GOAL OF THE EXERCISE ::
Whenever a line of the data below holds the string "import", copy that line.

INPUT RECORDS ::
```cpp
int pda_topk_kth_value(const uint64_t* keys, int n_splits, int n_users_blk, int K, int pos, float* out, void* stream);
int pda_topk_remap_items(uint64_t* keys, size_t n_keys, const int32_t* gid, int n_gid, void* stream);
int pda_topk_seed_bounds(const uint64_t* keys, int n_splits, int n_users_blk, int K, int m, float* bounds, void* stream);
int pda_topk_seed_counts(const uint64_t* keys, int n_splits, int n_users_blk, int K, const float* bounds, int n_thr, int32_t* counts,
                         void* stream);
int pda_topk_seed_pick(const float* bounds, const int32_t* counts, int n_thr, int n_users_blk, int K, float* seed, void* stream);
int pda_topk_seed_refine(const uint64_t* keys, int n_splits, int n_users_blk, int K, float* lo, float* hi, float* mid, int32_t* counts,
                         int mode, void* stream);
int pda_score_topk4_phase_f32(const float* U, const float* I_shard, const void* prep, const float* pop_shard, const int32_t* users,
                              int n_users_blk, int item_offset, int n_items_local, int d, const int64_t* hist_indptr,
                              const int32_t* hist_indices, int hist_row_mode, int K, int head, int early_stop, int n_splits,
                              int phase, int warm_tiles, const float* seed, uint64_t* out_keys, void* workspace, void* stream);
int pda_score_topk4_phase_bf16(const uint16_t* U, const uint16_t* I_shard, const void* prep, const float* pop_shard,
                               const int32_t* users, int n_users_blk, int item_offset, int n_items_local, int d,
                               const int64_t* hist_indptr, const int32_t* hist_indices, int hist_row_mode, int K, int head,
                               int early_stop, int n_splits, int phase, int warm_tiles, const float* seed, uint64_t* out_keys,
                               void* workspace, void* stream);
int pda_score_topk4_phase_image_offsets(int n_users_blk, int n_items_local, int d, int n_splits, size_t* offs);
int pda_score_topk4_phase_user_image(const void* U, int bf16, const int32_t* users, int n_users_blk, int d, void* ufrag, float* unorm,
                                     void* stream);
int pda_score_topk4_phase_mask_table(const void* prep, int n_items_local, int d, int item_offset, const int64_t* hist_indptr,
                                     const int32_t* hist_indices, int n_rows, uint32_t* table, void* stream);
int pda_score_topk4_phase_masked_f32(const float* U, const float* I_shard, const void* prep, const float* pop_shard, const int32_t* users,
                                     int n_users_blk, int item_offset, int n_items_local, int d, const int64_t* hist_indptr,
                                     const int32_t* hist_indices, int hist_row_mode, int K, int head, int early_stop, int n_splits,
                                     const uint32_t* mask_table, int mask_table_rows, uint64_t* out_keys, void* workspace, void* stream);
int pda_score_topk4_phase_masked_bf16(const uint16_t* U, const uint16_t* I_shard, const void* prep, const float* pop_shard, const int32_t* users,
                                      int n_users_blk, int item_offset, int n_items_local, int d, const int64_t* hist_indptr,
                                      const int32_t* hist_indices, int hist_row_mode, int K, int head, int early_stop, int n_splits,
                                      const uint32_t* mask_table, int mask_table_rows, uint64_t* out_keys, void* workspace, void* stream);
int pda_score_topk4_phase_mask_rows(const void* prep, const int32_t* users, int n_users_blk, int item_offset, int n_items_local, int d,
                                    const int64_t* hist_indptr, const int32_t* hist_indices, int hist_row_mode, int warm_tiles, uint32_t* out,
                                    void* stream);
int pda_score_topk4_phase_mask_offsets(int n_users_blk, int n_items_local, int d, int n_splits, size_t* offs);
int pda_score_topk7_phase_user_image(const void* U, int bf16, const int32_t* users, int n_users_blk, int d, void* ufrag, float* unorm, float* uerr,
                                     void* stream);
int pda_score_topk4_phase_bloom_rows(const void* prep, const int32_t* users, int n_users_blk, const int64_t* hist_indptr,
                                     const int32_t* hist_indices, int hist_row_mode, int skip_if_ordered, uint32_t* bloom, void* stream);
int pda_score_topk7_phase_bloom_rows(const void* prep, const int32_t* users, int n_users_blk, int item_offset, int n_items_local, int d,
                                     const int64_t* hist_indptr, const int32_t* hist_indices, int hist_row_mode, uint32_t* bloom, void* stream);
#define PDA_SWEEP_WARM_ONE_KERNEL 2048
#define PDA_SWEEP_TAIL_NO_SHARE 4096
#define PDA_SWEEP_TAIL_OTHERS_FIRST 8192
#define PDA_SWEEP_TAIL_MIN2 16384

size_t pda_triplet_plan_bytes(int B);
size_t pda_triplet_plan_large_workspace_bytes(int B);
int pda_triplet_plan_large(const int32_t* users, const int32_t* pos, const int32_t* neg, int B, void* plan, void* workspace, void* stream);
size_t pda_bpr_step_plan_scratch_bytes(int B, int d);
int pda_triplet_plan(const int32_t* users, const int32_t* pos, const int32_t* neg, int B, int n_batches, void* plans, void* stream);
int pda_bpr_step_plan_f32(float* U, float* I, const int32_t* users, const int32_t* pos, const int32_t* neg, const float* pos_pop,
                          const float* neg_pop, int B, int d, float regs, float reg_div, float lr, const void* plan, float* scratch,
                          int exact, float* loss_acc, void* stream);
int pda_bpr_step_plan_bf16(uint16_t* U_bf16, uint16_t* I_bf16, float* U_master, float* I_master, const int32_t* users,
                           const int32_t* pos, const int32_t* neg, const float* pos_pop, const float* neg_pop, int B, int d,
                           float regs, float reg_div, float lr, const void* plan, float* scratch, float* loss_acc, void* stream);

int pda_sort_triplets_by_pos(int32_t* users, int32_t* pos, int32_t* neg, float* pos_pop, float* neg_pop, int B,
                             void* stream);

int pda_group_triplets_by_pos(int32_t* users, int32_t* pos, int32_t* neg, float* pos_pop, float* neg_pop, int B,
                              void* stream);

int pda_adam_mark_rows(const int32_t* users, const int32_t* pos, const int32_t* neg, int B, uint32_t* touched_u, uint32_t* touched_i, void* stream);
int pda_adam_dense_sweep3_f32(float* var_a, float* m_a, float* v_a, float* g_a, size_t rows_a, uint32_t* touched_a, float* var_b, float* m_b, float* v_b,
                              float* g_b, size_t rows_b, uint32_t* touched_b, int d, float lr_t, float beta1, float beta2, float eps, void* stream);

int pda_adam_rows_f32(float* var, float* m, float* v, float* g, const int32_t* rows, int n_rows, int d, float lr_t,
                      float beta1, float beta2, float eps, void* stream);

int pda_adam_lazy_f32(int phase, float* U, float* mU, float* vU, float* gU, int32_t* lastU, float* I, float* mI, float* vI,
                      float* gI, int32_t* lastI, const int32_t* users, const int32_t* pos, const int32_t* neg, int B, int d, int t,
                      const float* lr_tab, float beta1, float beta2, float eps, void* stream);
int pda_adam_lazy_sync_f32(float* var, float* m, float* v, int32_t* last, size_t n_rows, int d, int t, const float* lr_tab,
                           float beta1, float beta2, float eps, void* stream);
int pda_adam_lazy_dev_f32(int phase, float* U, float* mU, float* vU, float* gU, int32_t* lastU, float* I, float* mI, float* vI,
                          float* gI, int32_t* lastI, const int32_t* users, const int32_t* pos, const int32_t* neg, int B, int d,
                          const int32_t* t_dev, int32_t* t_next, const float* lr_tab, int n_tab, float beta1, float beta2, float eps,
                          void* stream);
#define PDA_ADAM_REPLAY_FAST 0x10
int pda_adam_lazy_sync_fast_f32(float* var, float* m, float* v, int32_t* last, size_t n_rows, int d, int t, const float* lr_tab,
                                float beta1, float beta2, float eps, void* stream);

typedef struct pda_sample_job {
    int32_t* users; int gen_users; const int32_t* user_pool; int n_pool; int B;
    const int64_t* train_indptr; const int32_t* train_indices; const int32_t* train_slots;
    int neg_lo, neg_hi; const float* pop_matrix; int n_slots; uint64_t seed;
    const uint64_t* step_dev; uint64_t* step_next;
    int32_t* pos; int32_t* neg; float* pos_pop; float* neg_pop;
} pda_sample_job;
int pda_bpr_step_sample_f32(float* U, float* I, const int32_t* users, const int32_t* pos, const int32_t* neg,
                            const float* pos_pop, const float* neg_pop, int B, int d, float regs, float reg_div, float lr,
                            int update_mode, float* loss_acc, const pda_sample_job* next, void* stream);

int pda_sample_batches_dev(int32_t* users, int gen_users, const int32_t* user_pool, int n_pool, int B, int n_batches,
                           const int64_t* train_indptr, const int32_t* train_indices, const int32_t* train_slots, int neg_lo,
                           int neg_hi, const float* pop_matrix, int n_slots, uint64_t seed, const uint64_t* step_dev,
                           uint64_t* step_next, int32_t* pos, int32_t* neg, float* pos_pop, float* neg_pop, int group_by_pos,
                           void* stream);
int pda_group_triplets_by_pos_batches(int32_t* users, int32_t* pos, int32_t* neg, float* pos_pop, float* neg_pop, int B,
                                      int n_batches, void* stream);

int pda_bpr_train_steps_f32(float* U, float* I, int d, float regs, float reg_div, float lr, int update_mode,
                            const pda_sample_job* set0, const pda_sample_job* set1, uint64_t* step_ctr, int n_steps,
                            float* loss_acc, float* loss_steps, void* barrier_ws, void* stream);

double pda_peak_mfma_flops_per_launch(int iters);
int pda_peak_mfma_bf16(float* sink, int iters, void* stream);
int pda_peak_mfma_bf16_const(float* sink, int iters, void* stream);
double pda_peak_mfma_lds_flops_per_launch(int n_blk);
int pda_peak_mfma_lds_bf16(const void* rows, size_t n_bytes, void* out, int n_blk, void* stream);
int pda_peak_copy(const float* src, float* dst, size_t n_floats, void* stream);

#ifdef __cplusplus
}
#endif
#endif
// ... 1 lines not shown
```

pda_amd/_lib.py:

```python
from __future__ import annotations

import ctypes as C
import os

_HERE = os.path.dirname(os.path.abspath(__file__))
LIB_PATH = os.environ.get("PDA_HIP_LIB") or os.path.join(_HERE, "csrc", "libpda_hip.so")
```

SOLUTION TO THIS EXERCISE ::
from __future__ import annotations
import ctypes as C
import os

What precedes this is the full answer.